#### SOURCE DATA
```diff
@@ -1361,14 +1414,29 @@
     double Y[2] = {y0.x, y0.y};
     double BX[FPS_G][2], BR[FPS_G][2];
     double2 le[FPS_G], lp[FPS_G], lb[FPS_G], lbe[FPS_G], lbr[FPS_G];
+    const bool gf = a.fixv && fps_group_fixed(a, blockIdx.x, grp);
 #pragma unroll
     for (int w = 0; w < FPS_G; w++) {
         const int c = min(grp * FPS_G + w, a.nch - 1);
         le[w] = ld2(a.ca + (size_t)c * a.ld + k0);
-        lp[w] = ld2(a.ca + (size_t)(a.nch + c) * a.ld + k0);
         lb[w] = ld2(a.cb + (size_t)c * a.ld + k0);
-        lbe[w] = ld2(a.bt + (size_t)c * a.ld + k0);
-        lbr[w] = ld2(a.bt + (size_t)(a.nch + c) * a.ld + k0);
+    }
+    if (gf) {
+        const double2 fp = ld2(a.fixv + k0), fbe = ld2(a.fixv + (size_t)a.ld + k0), fbr = ld2(a.fixv + 2 * (size_t)a.ld + k0);
+#pragma unroll
+        for (int w = 0; w < FPS_G; w++) {
+            lp[w] = fp;
+            lbe[w] = fbe;
+            lbr[w] = fbr;
+        }
+    } else {
+#pragma unroll
+        for (int w = 0; w < FPS_G; w++) {
+            const int c = min(grp * FPS_G + w, a.nch - 1);
+            lp[w] = ld2(a.ca + (size_t)(a.nch + c) * a.ld + k0);
+            lbe[w] = ld2(a.bt + (size_t)c * a.ld + k0);
+            lbr[w] = ld2(a.bt + (size_t)(a.nch + c) * a.ld + k0);
+        }
     }
 #pragma unroll
     for (int w = 0; w < FPS_G; w++) {
@@ -1516,14 +1584,29 @@
         double Y[2] = {gc[grp * MS_MB + 2 * pr], gc[grp * MS_MB + 2 * pr + 1]};
         double BX[FPS_G][2], BR[FPS_G][2];
         double2 le[FPS_G], lp[FPS_G], lb[FPS_G], lbe[FPS_G], lbr[FPS_G];
+        const bool gf = a.fixv && fps_group_fixed(a, k0 / 128, grp);
 #pragma unroll
         for (int w = 0; w < FPS_G; w++) {
             const int c = min(grp * FPS_G + w, a.nch - 1);
             le[w] = ld2(a.ca + (size_t)c * a.ld + k0);
-            lp[w] = ld2(a.ca + (size_t)(a.nch + c) * a.ld + k0);
             lb[w] = ld2(a.cb + (size_t)c * a.ld + k0);
-            lbe[w] = ld2(a.bt + (size_t)c * a.ld + k0);
-            lbr[w] = ld2(a.bt + (size_t)(a.nch + c) * a.ld + k0);
+        }
+        if (gf) {
+            const double2 fp = ld2(a.fixv + k0), fbe = ld2(a.fixv + (size_t)a.ld + k0), fbr = ld2(a.fixv + 2 * (size_t)a.ld + k0);
+#pragma unroll
+            for (int w = 0; w < FPS_G; w++) {
+                lp[w] = fp;
+                lbe[w] = fbe;
+                lbr[w] = fbr;
+            }
+        } else {
+#pragma unroll
+            for (int w = 0; w < FPS_G; w++) {
+                const int c = min(grp * FPS_G + w, a.nch - 1);
+                lp[w] = ld2(a.ca + (size_t)(a.nch + c) * a.ld + k0);
+                lbe[w] = ld2(a.bt + (size_t)c * a.ld + k0);
+                lbr[w] = ld2(a.bt + (size_t)(a.nch + c) * a.ld + k0);
+            }
         }
 #pragma unroll
         for (int w = 0; w < FPS_G; w++) {
@@ -1573,10 +1656,48 @@
 template <bool GHOST>
 __global__ void __launch_bounds__(64 * FPS_G) k_fps_t2b(FpsArgs a, double* __restrict__ f) {
     const int lane = threadIdx.x, w = __builtin_amdgcn_readfirstlane(threadIdx.y);
-    const int k0 = 2 * (blockIdx.x * 64 + lane);
-    const int grp = blockIdx.y, c = grp * FPS_G + w;
+    int bx = blockIdx.x, by = blockIdx.y;
+    if (!GHOST) fps_block0_first(a, bx, by);
+    const int k0 = 2 * (bx * 64 + lane);
+    const int grp = by, c = grp * FPS_G + w;
     const int li0 = c * FPS_M;
     const int rows = k0 < a.ny ? min(FPS_M, a.nxl - li0) : 0;
+    if (!GHOST && fps_chunk_fixed(a, c, bx)) {
+        if (rows <= 0) return;
+        const double s0 = mode0_shift(a, k0);
+        double2 yv[FPS_M];
+#pragma unroll
+        for (int t = 0; t < FPS_M; t++) yv[t] = ldf0(a, f, li0 + t, k0, s0);
+        const double2 yin = ld2(a.ya + (size_t)c * a.ld + k0);
+        const double2 x0 = ld2(a.gx + (size_t)grp * a.ld + k0);
+        double X[2] = {x0.x, x0.y};
+        for (int q = FPS_G - 1; q > w; q--) {
+            const int cq = grp * FPS_G + q;
+            if (cq >= a.nch) continue;
+            const double* brp = a.fixv && cq <= a.clast ? a.fixv + 2 * (size_t)a.ld : a.bt + (size_t)(a.nch + cq) * a.ld;
+            const double2 bx = ld2(a.cb + (size_t)cq * a.ld + k0), br = ld2(brp + k0);
+            X[0] = fma(br.x, X[0], bx.x);
+            X[1] = fma(br.y, X[1], bx.y);
+        }
+        const double2 pinf = ld2(a.pinf + k0);
+        const double pw = a.pw[a.i0 + li0], pe = a.pe[a.i0 + li0];
+        const double g0 = pw * pinf.x, g1 = pw * pinf.y;
+        const double q0 = -pe * pinf.x, q1 = -pe * pinf.y;
+        double y[2] = {yin.x, yin.y};
+#pragma unroll
+        for (int t = 0; t < FPS_M; t++) {
+            y[0] = fma(-g0, y[0], yv[t].x);
+            y[1] = fma(-g1, y[1], yv[t].y);
+            yv[t] = double2{y[0], y[1]};
+        }
+#pragma unroll
+        for (int t = FPS_M - 1; t >= 0; t--) {
+            X[0] = fma(yv[t].x, pinf.x, q0 * X[0]);
+            X[1] = fma(yv[t].y, pinf.y, q1 * X[1]);
+            st2(f + (size_t)(li0 + t) * a.ld + k0, X[0], X[1]);
+        }
+        return;
+    }
     ChunkRows cr;
     cr.load_wave(a, li0);
     if (rows <= 0) return;
@@ -1600,7 +1721,7 @@
     const double2 r0 = ld2(a.rp0 + (size_t)c * a.ld + k0);
     double r[2] = {r0.x, r0.y}, y[2] = {yin.x, yin.y};
     double2 rv[FPS_M];
-    const int pb = fps_prow_block(a);
+    const int pb = fps_prow_block(a, bx);
     const bool fast = pb < a.nx;
     const double2 pinf = fast ? ld2(a.pinf + k0) : double2{0.0, 0.0};
 #pragma unroll
diff --git a/navierstokessolver_amd/csrc/ns_internal.h b/navierstokessolver_amd/csrc/ns_internal.h
--- a/navierstokessolver_amd/csrc/ns_internal.h
+++ b/navierstokessolver_amd/csrc/ns_internal.h
@@ -7,6 +7,9 @@
 
 #ifndef NS_TAILS
 #define NS_TAILS 1
+#endif
+#ifndef NS_FPS_FIXED
+#define NS_FPS_FIXED 1
 #endif
 
 namespace nsg {
@@ -236,6 +239,9 @@
     const double *ptab = nullptr, *pinf = nullptr;
     int prow = 0, kfast = 1 << 30;
     const int* prowb = nullptr;
+    const int* cfix = nullptr;
+    int clast = -1;
+    const double* fixv = nullptr;
     int mid_local = 0;
     int ghost = 0;
 };
diff --git a/navierstokessolver_amd/csrc/ns_solver.cpp b/navierstokessolver_amd/csrc/ns_solver.cpp
--- a/navierstokessolver_amd/csrc/ns_solver.cpp
+++ b/navierstokessolver_amd/csrc/ns_solver.cpp
@@ -2236,7 +2236,39 @@
             }
         }
     }
-    const size_t n_pt = !ptab.empty() ? ptab.size() + (size_t)ld : (!prowb.empty() ? (size_t)ld + prowb.size() : 0);
+    std::vector<int> cfix;
+    int clast = -1;
+    int* d_cfix = nullptr;
+    double* d_fixv = nullptr;
+    if (NS_FPS_FIXED && !prowb.empty() && s->nranks == 1 && g.i0 == 0 && g.nxl == g.nx && !a.outE) {
+        const int nb = (int)prowb.size();
+        auto plain = [&](int c) {
+            const int gi0 = c * nsg::FPS_M;
+            if (gi0 < 1 || gi0 + nsg::FPS_M > g.nx - 1) return false;
+            for (int gi = gi0; gi < gi0 + nsg::FPS_M; gi++)
+                if (std::memcmp(&pw[gi], &pw[gi0 - 1], sizeof(double)) || std::memcmp(&pe[gi], &pe[gi0 - 1], sizeof(double)))
+                    return false;
+            return true;
+        };
+        for (int c = a.nch - 1; c >= 0 && clast < 0; c--)
+            if (plain(c)) clast = c;
+        cfix.assign(nb, 1 << 30);
+        long nfix = 0;
+        for (int b = 0; b < nb && clast >= 0; b++) {
+            if (prowb[b] >= g.nx) continue;
+            const int k1 = std::min(N, (b + 1) * 128);
+            for (int c = clast; c >= 0; c--) {
+                bool ok = plain(c) && c * nsg::FPS_M >= prowb[b];
+                for (int k = b * 128; k < k1 && ok; k++)
+                    ok = std::memcmp(&rp0[(size_t)c * ld + k], &pinf[k], sizeof(double)) == 0;
+                if (!ok) break;
+                cfix[b] = c;
+            }
+            if (cfix[b] <= clast) nfix += clast - cfix[b] + 1;
+        }
+        if (nfix == 0) cfix.clear();
+    }
+    const size_t n_pt = !ptab.empty() ? ptab.size() + (size_t)ld : (!prowb.empty() ? (size_t)ld + prowb.size() + 3 * (size_t)ld : 0);
     const size_t n_t8 = nsg::fps_log2(N) < 0 ? (size_t)N : 0;
     HIPCHK(hipMalloc(&s->fps_mem, (total + n_pt + n_t8) * sizeof(double)));
     HIPCHK(hipMemset(s->fps_mem, 0, (total + n_pt + n_t8) * sizeof(double)));
@@ -2261,10 +2293,12 @@
     } else if (n_pt) {
         double* pt = s->fps_mem + total;
         HIPCHK(hipMemcpy(pt, pinf.data(), (size_t)ld * sizeof(double), hipMemcpyHostToDevice));
-        int* pb = reinterpret_cast<int*>(pt + ld);
+        int* pb = reinterpret_cast<int*>(pt + 4 * (size_t)ld);
         HIPCHK(hipMemcpy(pb, prowb.data(), prowb.size() * sizeof(int), hipMemcpyHostToDevice));
         a.pinf = pt;
         a.prowb = pb;
+        d_cfix = pb + prowb.size();
+        d_fixv = pt + ld;
     }
     double* d = s->fps_mem;
     s->fps_tw = d;
@@ -2367,6 +2401,51 @@
     }
     a.pw = s->c.pw;
     a.pe = s->c.pe;
+    long nfix = 0;
+    if (!cfix.empty() && d_cfix) {
+        const size_t npl = (size_t)g.nxl * ld, nP = (size_t)a.nch * ld;
+        double* zero = nullptr;
+        HIPCHK(hipMalloc(&zero, npl * sizeof(double)));
+        HIPCHK(hipMemsetAsync(zero, 0, npl * sizeof(double), s->st));
+        nsg::launch_fps_t1b(a, zero, s->st);
+        std::vector<double> hP(nP);
+        HIPCHK(hipMemcpyAsync(hP.data(), a.ca + nP, nP * sizeof(double), hipMemcpyDeviceToHost, s->st));
+        HIPCHK(hipStreamSynchronize(s->st));
+        HIPCHK(hipFree(zero));
+        std::vector<double> fv(3 * (size_t)ld, 0.0);
+        const double* tab[3] = {hP.data(), bt, bt + nP};
+        for (int b = 0; b < (int)cfix.size(); b++) {
+            if (cfix[b] > clast) continue;
+            const int k0 = b * 128, nk = std::min(N, k0 + 128) - k0;
+            bool ok = true;
+            for (int q = 0; q < 3 && ok; q++) {
+                const double* row0 = tab[q] + (size_t)cfix[b] * ld + k0;
+                std::memcpy(&fv[(size_t)q * ld + k0], row0, nk * sizeof(double));
+                for (int c = cfix[b] + 1; c <= clast && ok; c++)
+                    ok = std::memcmp(tab[q] + (size_t)c * ld + k0, row0, nk * sizeof(double)) == 0;
+            }
+            if (ok) nfix += clast - cfix[b] + 1;
+            else cfix[b] = 1 << 30;
+        }
+        if (nfix > 0) {
+            HIPCHK(hipMemcpy(d_fixv, fv.data(), fv.size() * sizeof(double), hipMemcpyHostToDevice));
+            HIPCHK(hipMemcpy(d_cfix, cfix.data(), cfix.size() * sizeof(int), hipMemcpyHostToDevice));
+            a.cfix = d_cfix;
+            a.clast = clast;
+            a.fixv = d_fixv;
+        }
+    }
+    if (s->k.verbose && s->rank == 0) {
+        const int nbm = (N + 127) / 128;
+        fprintf(stderr, "nsgpu fps: fixed chunks %ld of %ld (block, chunk) pairs", nfix, (long)nbm * a.nch);
+        if (nfix > 0) {
+            fprintf(stderr, " (%d x %d, last fixed chunk %d); fixed-point rows:", nbm, a.nch, clast);
+            for (int b = 0; b < nbm; b++) fprintf(stderr, prowb[b] >= g.nx ? " -" : " %d", prowb[b]);
+            fprintf(stderr, "; first fixed chunks:");
+            for (int b = 0; b < nbm; b++) fprintf(stderr, cfix[b] > clast ? " -" : " %d", cfix[b]);
+        }
+        fprintf(stderr, "\n");
+    }
     return 0;
 }
 
```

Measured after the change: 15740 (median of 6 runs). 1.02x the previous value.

#### ASSIGNMENT
Filter the listing above by the word "fprintf"; copy each line that passes.

#### RESPONSE AREA
+        fprintf(stderr, "nsgpu fps: fixed chunks %ld of %ld (block, chunk) pairs", nfix, (long)nbm * a.nch);
+            fprintf(stderr, " (%d x %d, last fixed chunk %d); fixed-point rows:", nbm, a.nch, clast);
+            for (int b = 0; b < nbm; b++) fprintf(stderr, prowb[b] >= g.nx ? " -" : " %d", prowb[b]);
+            fprintf(stderr, "; first fixed chunks:");
+            for (int b = 0; b < nbm; b++) fprintf(stderr, cfix[b] > clast ? " -" : " %d", cfix[b]);
+        fprintf(stderr, "\n");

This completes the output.